Tcl "Objects" (versus the pure string implementation) do honour the power,
simplicity and "spirit" of Tcl just as well as your string example...

    
    
       int myCommand (ClientData clientData, Tcl_Interp * interp, int objc, Tcl_Obj * const objv[])
    

The "objects" (I quote this for a reason) are not object-oriented constructs,
but a compound structure (we're talking the internal C implementation here...)
to manage what a Tcl component is. The computing model is (and always has
been) "Everything is a string (eias)", which is to say, there are no ints,
floats, chars, etc in Tcl -- just strings. Non-string values are coerced
correctly at runtime. With an _object_ though, the "native" value for an
entity is stored internally so that it doesn't have to be computed at every
access. So, storage that is "9" will have (int)9 tucked away in the Obj if one
is doing integer work with it. If you switch to float, it will have 9.0...
you'll have fast access to the computed native value as long as you don't
interleave accesses that want a different native type -- such as trying to
retrieve an int, then a float, then an int, then a float... in this case, the
objects "shimmer", in Tcl parlance.

Like a lot of things Tcl (which has a long history), much of peoples
recollections come from a long time ago... in this case, the new object
(versus pure string) representation came into effect in 1999[0] with Tcl 8.0.

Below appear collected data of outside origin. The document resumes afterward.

class mra_gemm_desc(C.Structure):
    _fields_ = [
        ("struct_bytes", C.c_uint64),
        ("A", C.c_void_p), ("W", C.c_void_p), ("bias", C.c_void_p), ("C", C.c_void_p), ("R", C.c_void_p),
        ("a_view", C.c_int64 * 3), ("c_view", C.c_int64 * 3), ("r_view", C.c_int64 * 3),
        ("M", C.c_int32), ("N", C.c_int32), ("K", C.c_int32),
        ("kv_tokens", C.c_int32), ("kv_items", C.c_int32), ("kv_heads", C.c_int32),
        ("batch", C.c_int32), ("bias_bs", C.c_int32),
        ("a_bs", C.c_int64), ("w_bs", C.c_int64), ("c_bs_bytes", C.c_int64),
        ("n_ragged", C.c_int32), ("w_ld", C.c_int32), ("k_rows", C.c_int32), ("w_kwrap", C.c_int32),
        ("ln_gain", C.c_void_p), ("ln_bias", C.c_void_p), ("ln_y32", C.c_void_p), ("ln_y16", C.c_void_p), ("ln_counter", C.c_void_p),
        ("ln_y32_view", C.c_int64 * 3), ("ln_y16_view", C.c_int64 * 3),
        ("ln_eps", C.c_float), ("alpha", C.c_float),
        ("stat_m", C.c_void_p), ("stat_l", C.c_void_p), ("pscale", C.c_void_p),
        ("ps_ntiles", C.c_int32), ("tile_cfg", C.c_int32), ("persist", C.c_int32), ("reserved", C.c_int32),
        ("a_bytes", C.c_uint64), ("w_bytes", C.c_uint64), ("bias_bytes", C.c_uint64), ("c_bytes", C.c_uint64), ("r_bytes", C.c_uint64),
        ("ln_gain_bytes", C.c_uint64), ("ln_bias_bytes", C.c_uint64), ("ln_y32_bytes", C.c_uint64), ("ln_y16_bytes", C.c_uint64),
        ("ln_counter_bytes", C.c_uint64), ("stat_m_bytes", C.c_uint64), ("stat_l_bytes", C.c_uint64), ("pscale_bytes", C.c_uint64),
        ("col_scale", C.c_void_p), ("cs_bs", C.c_int64), ("col_stats", C.c_int32), ("cs_eps", C.c_float),
        ("col_scale_bytes", C.c_uint64),
        ("aux", C.c_void_p), ("aux_bytes", C.c_uint64),
    ]


PROTOTYPES = {
    "mra_cfg_default": (None, [C.POINTER(mra_cfg), C.c_int32]),
    "mra_last_error": (C.c_char_p, []),
    "mra_version": (C.c_char_p, []),
    "mra_qformer_create": (C.c_int, [C.POINTER(mra_cfg), C.POINTER(C.c_void_p)]),
    "mra_qformer_destroy": (None, [C.c_void_p]),
    "mra_qformer_load": (C.c_int, [C.c_void_p, C.c_char_p, C.c_void_p, C.c_int32, C.POINTER(C.c_int64), C.c_int32,
                                   C.c_void_p]),
    "mra_qformer_missing": (C.c_int, [C.c_void_p, C.c_char_p, C.c_size_t]),
    "mra_modality_ln": (C.c_int, [C.c_void_p, C.c_void_p, C.c_int32, C.c_void_p, C.c_int32, C.c_int32, C.c_void_p,
                                  C.c_void_p]),
    "mra_qformer_workspace_bytes": (C.c_size_t, [C.c_void_p, C.c_int32, C.c_int32, C.c_int32]),
    "mra_qformer_forward": (C.c_int, [C.c_void_p, C.c_void_p, C.c_void_p, C.c_void_p, C.c_int32, C.c_void_p, C.c_int32,
                                      C.c_int32, C.c_int32, C.c_void_p, C.c_void_p, C.c_void_p, C.c_void_p, C.c_size_t,
                                      C.c_void_p]),
    "mra_qformer_raw_features_ok": (C.c_int, [C.c_void_p, C.c_int32, C.c_int32]),
    "mra_qformer_forward_raw": (C.c_int, [C.c_void_p, C.c_void_p, C.c_void_p, C.c_void_p, C.c_int32, C.c_void_p, C.c_int32,
                                          C.c_int32, C.c_int32, C.c_void_p, C.c_void_p, C.c_void_p, C.c_void_p, C.c_size_t,
                                          C.c_void_p]),
    "mra_qformer_pair_workspace_bytes": (C.c_size_t, [C.c_void_p, C.c_void_p, C.c_int32, C.c_int32, C.c_int32, C.c_int32]),
    "mra_qformer_forward_pair": (C.c_int, [C.c_void_p, C.c_void_p, C.c_void_p, C.c_void_p, C.c_void_p, C.c_void_p, C.c_int32, C.c_int32, C.c_int32, C.c_int32,
                                           C.c_void_p, C.c_void_p, C.c_void_p, C.c_void_p, C.c_void_p, C.c_size_t, C.c_void_p]),
    "mra_qformer_forward_pair_raw": (C.c_int, [C.c_void_p, C.c_void_p, C.c_void_p, C.c_void_p, C.c_void_p, C.c_void_p, C.c_int32, C.c_int32, C.c_int32, C.c_int32,
                                               C.c_int32, C.c_void_p, C.c_void_p, C.c_void_p, C.c_void_p, C.c_void_p, C.c_size_t, C.c_void_p]),
    "mra_qformer_multi_workspace_bytes": (C.c_size_t, [C.c_void_p, C.c_int32, C.c_int32, C.c_int32, C.c_int32]),
    "mra_qformer_forward_multi": (C.c_int, [C.c_void_p, C.c_void_p, C.c_void_p, C.c_void_p, C.c_int32, C.c_int32, C.c_int32, C.c_int32,
                                            C.c_void_p, C.c_void_p, C.c_void_p, C.c_size_t, C.c_void_p]),
    "mra_qformer_set_kv_events": (C.c_int, [C.c_void_p, C.c_void_p, C.c_void_p]),
    "mra_qformer_set_kv_done_event": (C.c_int, [C.c_void_p, C.c_void_p]),
    "mra_qformer_set_cross_mode": (C.c_int, [C.c_void_p, C.c_int32]),
    "mra_qformer_set_cross_precision": (C.c_int, [C.c_void_p, C.c_int32]),
    "mra_qformer_cross_precision_report": (C.c_int, [C.c_void_p, C.POINTER(C.c_int32), C.POINTER(C.c_int32), C.POINTER(C.c_float), C.c_int32]),
    "mra_qformer_set_option": (C.c_int, [C.c_void_p, C.c_char_p, C.c_int32]),
    "mra_qformer_prepare": (C.c_int, [C.c_void_p, C.c_void_p]),
    "mra_kv_cache_bytes": (C.c_size_t, [C.c_void_p, C.c_int32, C.c_int32]),
    "mra_kv_project": (C.c_int, [C.c_void_p, C.c_void_p, C.c_int32, C.c_int32, C.c_void_p, C.c_void_p]),
    "mra_llm_proj": (C.c_int, [C.c_void_p, C.c_void_p, C.c_int32, C.c_void_p, C.c_int32, C.c_void_p, C.c_size_t,
                               C.c_void_p]),
    "mra_cosine_score": (C.c_int, [C.c_void_p, C.c_void_p, C.c_int32, C.c_int32, C.c_int32, C.c_int32, C.c_void_p,
                                   C.c_void_p, C.c_void_p]),
    "mra_fuse_logits": (C.c_int, [C.POINTER(C.c_void_p), C.POINTER(C.c_float), C.c_int32, C.c_int32, C.c_void_p,
                                  C.c_void_p]),
    "mra_span_from_logits": (C.c_int, [C.c_void_p, C.c_int32, C.c_int32, C.c_float, C.c_void_p, C.c_void_p]),
    "mra_windows_from_logits": (C.c_int, [C.c_void_p, C.c_int32, C.c_int32, C.c_float, C.c_int32, C.c_float, C.c_int32, C.c_void_p,
                                          C.c_void_p, C.c_void_p, C.c_void_p]),
    "mra_qformer_grad_bytes": (C.c_size_t, [C.c_void_p]),
    "mra_qformer_load_flat": (C.c_int32, [C.c_void_p, C.c_void_p, C.c_size_t, C.c_void_p]),
    "mra_qformer_grad_offset": (C.c_int, [C.c_void_p, C.c_char_p, C.POINTER(C.c_size_t), C.POINTER(C.c_int64)]),
    "mra_qformer_enable_training": (C.c_int, [C.c_void_p, C.c_void_p]),
    "mra_qformer_adam_step": (C.c_int, [C.c_void_p, C.c_void_p, C.c_void_p, C.c_void_p, C.c_void_p, C.c_size_t, C.c_float, C.c_float, C.c_float,
                                        C.c_float, C.c_float, C.c_int32, C.c_int32, C.c_void_p]),
    "mra_qformer_train_workspace_bytes": (C.c_size_t, [C.c_void_p, C.c_int32, C.c_int32, C.c_int32]),
    "mra_qformer_forward_train": (C.c_int, [C.c_void_p, C.c_void_p, C.c_void_p, C.c_void_p, C.c_int32, C.c_int32, C.c_int32,
                                            C.c_void_p, C.c_void_p, C.c_void_p, C.c_size_t, C.c_void_p]),
    "mra_qformer_backward": (C.c_int, [C.c_void_p, C.c_void_p, C.c_void_p, C.c_void_p, C.c_int32, C.c_int32, C.c_int32,
                                       C.c_void_p, C.c_void_p, C.c_void_p, C.c_void_p, C.c_size_t, C.c_void_p]),
    "mra_qformer_multi_train_workspace_bytes": (C.c_size_t, [C.c_void_p, C.c_int32, C.c_int32, C.c_int32, C.c_int32]),
    "mra_qformer_forward_multi_train": (C.c_int, [C.c_void_p, C.c_void_p, C.c_void_p, C.c_void_p, C.c_int32, C.c_int32, C.c_int32, C.c_int32,
                                                  C.c_void_p, C.c_void_p, C.c_void_p, C.c_size_t, C.c_void_p]),
    "mra_qformer_backward_multi": (C.c_int, [C.c_void_p, C.c_void_p, C.c_void_p, C.c_void_p, C.c_int32, C.c_int32, C.c_int32, C.c_int32,
                                             C.c_void_p, C.c_void_p, C.c_void_p, C.c_void_p, C.c_size_t, C.c_void_p]),
    "mra_qformer_backward_enc": (C.c_int, [C.c_void_p, C.c_int32, C.c_int32, C.c_int32, C.c_int32, C.c_void_p, C.c_size_t, C.c_void_p, C.c_void_p]),
    "mra_modality_ln_backward": (C.c_int, [C.c_void_p, C.c_void_p, C.c_int32, C.c_int32, C.c_int32, C.c_void_p, C.c_void_p, C.c_void_p, C.c_void_p,
                                           C.c_void_p]),
    "mra_debug_kvgrad_gemm": (C.c_int, [C.c_void_p, C.c_void_p, C.c_size_t, C.c_int32, C.c_int32, C.c_void_p, C.c_size_t, C.c_void_p]),
    "mra_qformer_flops": (C.c_double, [C.c_void_p, C.c_int32, C.c_int32, C.c_int32, C.c_int32]),
    "mra_vit_cfg_default": (None, [C.POINTER(mra_vit_cfg)]),
    "mra_vit_create": (C.c_int, [C.POINTER(mra_vit_cfg), C.POINTER(C.c_void_p)]),
    "mra_vit_destroy": (None, [C.c_void_p]),
    "mra_vit_load": (C.c_int, [C.c_void_p, C.c_char_p, C.c_void_p, C.c_int32, C.POINTER(C.c_int64), C.c_int32, C.c_void_p]),
    "mra_vit_missing": (C.c_int, [C.c_void_p]),
    "mra_vit_workspace_bytes": (C.c_size_t, [C.c_void_p, C.c_int32]),
    "mra_vit_forward": (C.c_int, [C.c_void_p, C.c_void_p, C.c_int32, C.c_int32, C.c_void_p, C.c_void_p, C.c_size_t, C.c_void_p]),
    "mra_vit_flops": (C.c_double, [C.c_void_p, C.c_int32]),
    "mra_vit_set_option": (C.c_int, [C.c_void_p, C.c_char_p, C.c_int32]),
    "mra_beats_cfg_default": (None, [C.POINTER(mra_beats_cfg)]),
    "mra_beats_create": (C.c_int, [C.POINTER(mra_beats_cfg), C.POINTER(C.c_void_p)]),
    "mra_beats_destroy": (None, [C.c_void_p]),
    "mra_beats_load": (C.c_int, [C.c_void_p, C.c_char_p, C.c_void_p, C.c_int32, C.POINTER(C.c_int64), C.c_int32, C.c_void_p]),
    "mra_beats_missing": (C.c_int, [C.c_void_p]),
    "mra_beats_workspace_bytes": (C.c_size_t, [C.c_void_p, C.c_int32, C.c_int32]),
    "mra_beats_forward": (C.c_int, [C.c_void_p, C.c_void_p, C.c_int32, C.c_int32, C.c_int32, C.c_void_p, C.c_void_p, C.c_size_t, C.c_void_p]),
    "mra_beats_flops": (C.c_double, [C.c_void_p, C.c_int32, C.c_int32]),
    "mra_beats_set_option": (C.c_int, [C.c_void_p, C.c_char_p, C.c_int32]),
    "mra_fbank_create": (C.c_int, [C.POINTER(C.c_void_p)]),
    "mra_fbank_destroy": (None, [C.c_void_p]),
    "mra_fbank_forward": (C.c_int, [C.c_void_p, C.c_void_p, C.c_int64, C.c_void_p, C.c_int32, C.c_int32, C.c_void_p, C.c_int32, C.c_void_p]),
    "mra_fbank_flops": (C.c_double, [C.c_void_p, C.c_int32, C.c_int32]),
    "mra_debug_gemm_launches": (C.c_int64, [C.c_int32, C.c_int32]),
    "mra_debug_vit_attention": (C.c_int, [C.c_void_p, C.c_void_p, C.c_int32, C.c_void_p, C.c_void_p]),
    "mra_debug_shared_kv_workspace_bytes": (C.c_size_t, [C.c_int32, C.c_int32, C.c_int32, C.c_int32, C.c_int32]),
    "mra_debug_shared_kv_attention": (C.c_int, [C.c_void_p, C.c_void_p, C.c_void_p, C.c_int32, C.c_int32, C.c_int32, C.c_int32, C.c_int32, C.c_int32,
                                                C.c_void_p, C.c_void_p, C.c_size_t, C.c_void_p]),
    "mra_debug_attention_bwd": (C.c_int, [C.c_void_p, C.c_void_p, C.c_void_p, C.c_void_p, C.c_void_p, C.c_void_p, C.c_int32, C.c_int32, C.c_int32,
                                          C.c_int32, C.c_int32, C.c_int32, C.c_void_p, C.c_void_p, C.c_void_p, C.c_void_p]),
    "mra_debug_beats_attention": (C.c_int, [C.c_void_p, C.c_int32, C.c_void_p, C.c_void_p, C.c_int32, C.c_int32, C.c_void_p, C.c_void_p]),
    "mra_debug_beats_posconv": (C.c_int, [C.c_void_p, C.c_void_p, C.c_int32, C.c_int32, C.c_void_p]),
    "mra_debug_self_attention": (C.c_int, [C.c_void_p, C.c_void_p, C.c_int32, C.c_int32, C.c_int32, C.c_int32, C.c_void_p, C.c_void_p, C.c_void_p]),
    "mra_debug_ln_rows": (C.c_int, [C.c_void_p, C.POINTER(C.c_int64), C.c_int32, C.c_int32, C.POINTER(C.c_void_p), C.c_int32, C.c_int32, C.c_int32,
                                    C.c_float, C.c_void_p, C.POINTER(C.c_int64), C.c_void_p, C.POINTER(C.c_int64), C.c_int32, C.c_void_p]),
    "mra_debug_embed_ln": (C.c_int, [C.c_void_p, C.c_int32, C.c_int32, C.c_int32, C.c_int32, C.c_int32, C.c_void_p, C.c_int64, C.c_void_p, C.c_void_p,
                                     C.c_void_p, C.c_void_p, C.c_float, C.c_void_p, C.c_void_p, C.c_void_p, C.c_int32, C.c_void_p]),
    "mra_debug_modality_ln": (C.c_int, [C.c_void_p, C.c_int32, C.c_void_p, C.c_int32, C.c_int32, C.c_int32, C.c_void_p, C.c_void_p, C.c_float,
                                        C.c_void_p, C.c_int32, C.c_void_p]),
    "mra_debug_softmax_rows": (C.c_int, [C.c_void_p, C.c_int64, C.c_void_p, C.c_int64, C.c_int32, C.c_int32, C.c_int32, C.c_float, C.c_int32,
                                         C.c_void_p]),
    "mra_debug_fold_rowfactor": (C.c_int, [C.c_void_p, C.c_void_p, C.c_void_p, C.c_int32, C.c_int32, C.c_int32, C.c_void_p, C.c_int64, C.c_int32,
                                           C.c_int32, C.c_void_p, C.c_void_p]),
    "mra_debug_softmax_rescale": (C.c_int, [C.c_void_p, C.c_int64, C.c_void_p, C.c_void_p, C.c_int32, C.c_int32, C.c_int32, C.c_int32, C.c_int32,
                                            C.c_void_p, C.c_void_p]),
    "mra_debug_transpose_pad": (C.c_int, [C.c_void_p, C.c_void_p, C.c_int32, C.c_int32, C.c_int32, C.c_int64, C.c_int64, C.c_int32, C.c_int32,
                                          C.c_void_p]),
    "mra_debug_split": (C.c_int, [C.c_int32, C.c_void_p, C.POINTER(C.c_int64), C.c_int32, C.c_int32, C.c_int32, C.c_int32, C.c_void_p, C.c_int32,
                                  C.c_void_p]),
    "mra_debug_gemm_tn_group": (C.c_int, [C.c_int32, C.POINTER(C.c_void_p), C.POINTER(C.c_int64), C.POINTER(C.c_int64), C.POINTER(C.c_void_p),
                                          C.POINTER(C.c_int64), C.POINTER(C.c_int64), C.POINTER(C.c_void_p), C.POINTER(C.c_void_p), C.POINTER(C.c_int32),
                                          C.POINTER(C.c_int32), C.POINTER(C.c_int32), C.POINTER(C.c_int32), C.POINTER(C.c_int32), C.c_int32, C.c_void_p]),
    "mra_debug_ln_bwd": (C.c_int, [C.POINTER(C.c_void_p), C.POINTER(C.c_int64), C.c_int32, C.c_float, C.POINTER(C.c_void_p), C.POINTER(C.c_int64),
                                   C.c_int32, C.c_float, C.c_int32, C.c_int32, C.c_void_p]),
    "mra_debug_embed_bwd": (C.c_int, [C.c_void_p, C.c_void_p, C.c_int32, C.c_int32, C.c_int32, C.c_int32, C.c_int32, C.c_void_p, C.c_void_p, C.c_void_p,
                                      C.c_void_p]),
    "mra_debug_transpose16_batch_scratch_bytes": (C.c_size_t, [C.c_int32]),
    "mra_debug_transpose16_batch": (C.c_int, [C.POINTER(C.c_void_p), C.POINTER(C.c_void_p), C.POINTER(C.c_int32), C.POINTER(C.c_int32), C.c_int32,
                                              C.c_int32, C.c_void_p, C.c_size_t, C.c_void_p]),
    "mra_debug_gemm_gelu": (C.c_int, [C.c_int32, C.POINTER(C.c_void_p), C.POINTER(C.c_int64), C.POINTER(C.c_void_p), C.POINTER(C.c_void_p),
                                      C.POINTER(C.c_void_p), C.POINTER(C.c_int64), C.POINTER(C.c_void_p), C.POINTER(C.c_int32), C.POINTER(C.c_int32),
                                      C.POINTER(C.c_int32), C.c_int32, C.c_int32, C.c_int32, C.c_void_p]),
    "mra_debug_gemm": (C.c_int, [C.POINTER(mra_gemm_desc), C.c_int32, C.c_int32, C.c_int32, C.c_void_p]),
    "mra_debug_gemm_plan": (C.c_int, [C.POINTER(mra_gemm_desc), C.c_int32, C.c_int32, C.c_int32, C.c_int32, C.POINTER(C.c_int32)]),
    "mra_debug_vit_fold_weight": (C.c_int, [C.c_void_p, C.c_size_t, C.c_void_p, C.c_size_t, C.c_void_p, C.c_size_t, C.c_void_p, C.c_size_t, C.c_void_p,
                                            C.c_size_t, C.c_void_p, C.c_size_t, C.c_void_p, C.c_size_t, C.c_int32, C.c_int32, C.c_int32, C.c_void_p]),
    "mra_debug_vit_group_stats": (C.c_int, [C.c_void_p, C.c_size_t, C.c_int64, C.c_int32, C.c_int32, C.c_float, C.c_void_p, C.c_size_t, C.c_void_p]),
    "mra_debug_vit_row_stats": (C.c_int, [C.c_void_p, C.c_size_t, C.c_int32, C.c_int64, C.c_int32, C.c_float, C.c_void_p, C.c_size_t, C.c_void_p,
                                          C.c_size_t, C.c_int32, C.c_void_p]),
}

In my opinion, the objects are just as easy to use as strings, and bring some
nice performance improvements to the table. Otherwise, Tcl is still as fun to
use today as it's always been, while it's also getting interesting tweaks and
additions as time goes on.

[0]
[http://www.tcl.tk/software/tcltk/8.0.html#What%27s%20New%20i...](http://www.tcl.tk/software/tcltk/8.0.html#What%27s%20New%20in%20Tcl%208.0)

Edit: formatting

------
ploxiln
A year or two ago I ran into the fact that classic TCL still only supports
UCS2 as it internal text representation. In particular, that any unicode
characters outside the basic multi-lingual plane, like many popular emoji, are
not supported.

It can convert to/from utf-8, but any codepoints outside the BMP get mangled
(each byte of the utf-8 considered an independent codepoint) and there's
really no way to detect this happened in TCL. There's really nothing you can
do.

I hoped it didn't, but unfortunately it looks like Jim Tcl has this same
problem:
[http://jim.tcl.tk/index.html/doc/www/www/documentation/utf8/](http://jim.tcl.tk/index.html/doc/www/www/documentation/utf8/)

(Also, Jim Tcl is originally written by antirez!)

------
uggedal
For an example of what you can do with this tiny TCL lib take a look at:
[https://github.com/dimkr/packlim](https://github.com/dimkr/packlim)

------
smrtinsert
People joke that moving from parens to brackets is easier to type, but its
true, I coded faster in tcl than I do in clojure.

------
srean
I will hazard a guess that many HNers know Jim's author through another pretty
piece of software he wrote: Redis. It feels a little odd that Jim is not the
scripting language of Redis.

There has been some talk that Tcl 9.0 will build on top of Jim or on top of
ideas from Jim. I don't know what current status of that is.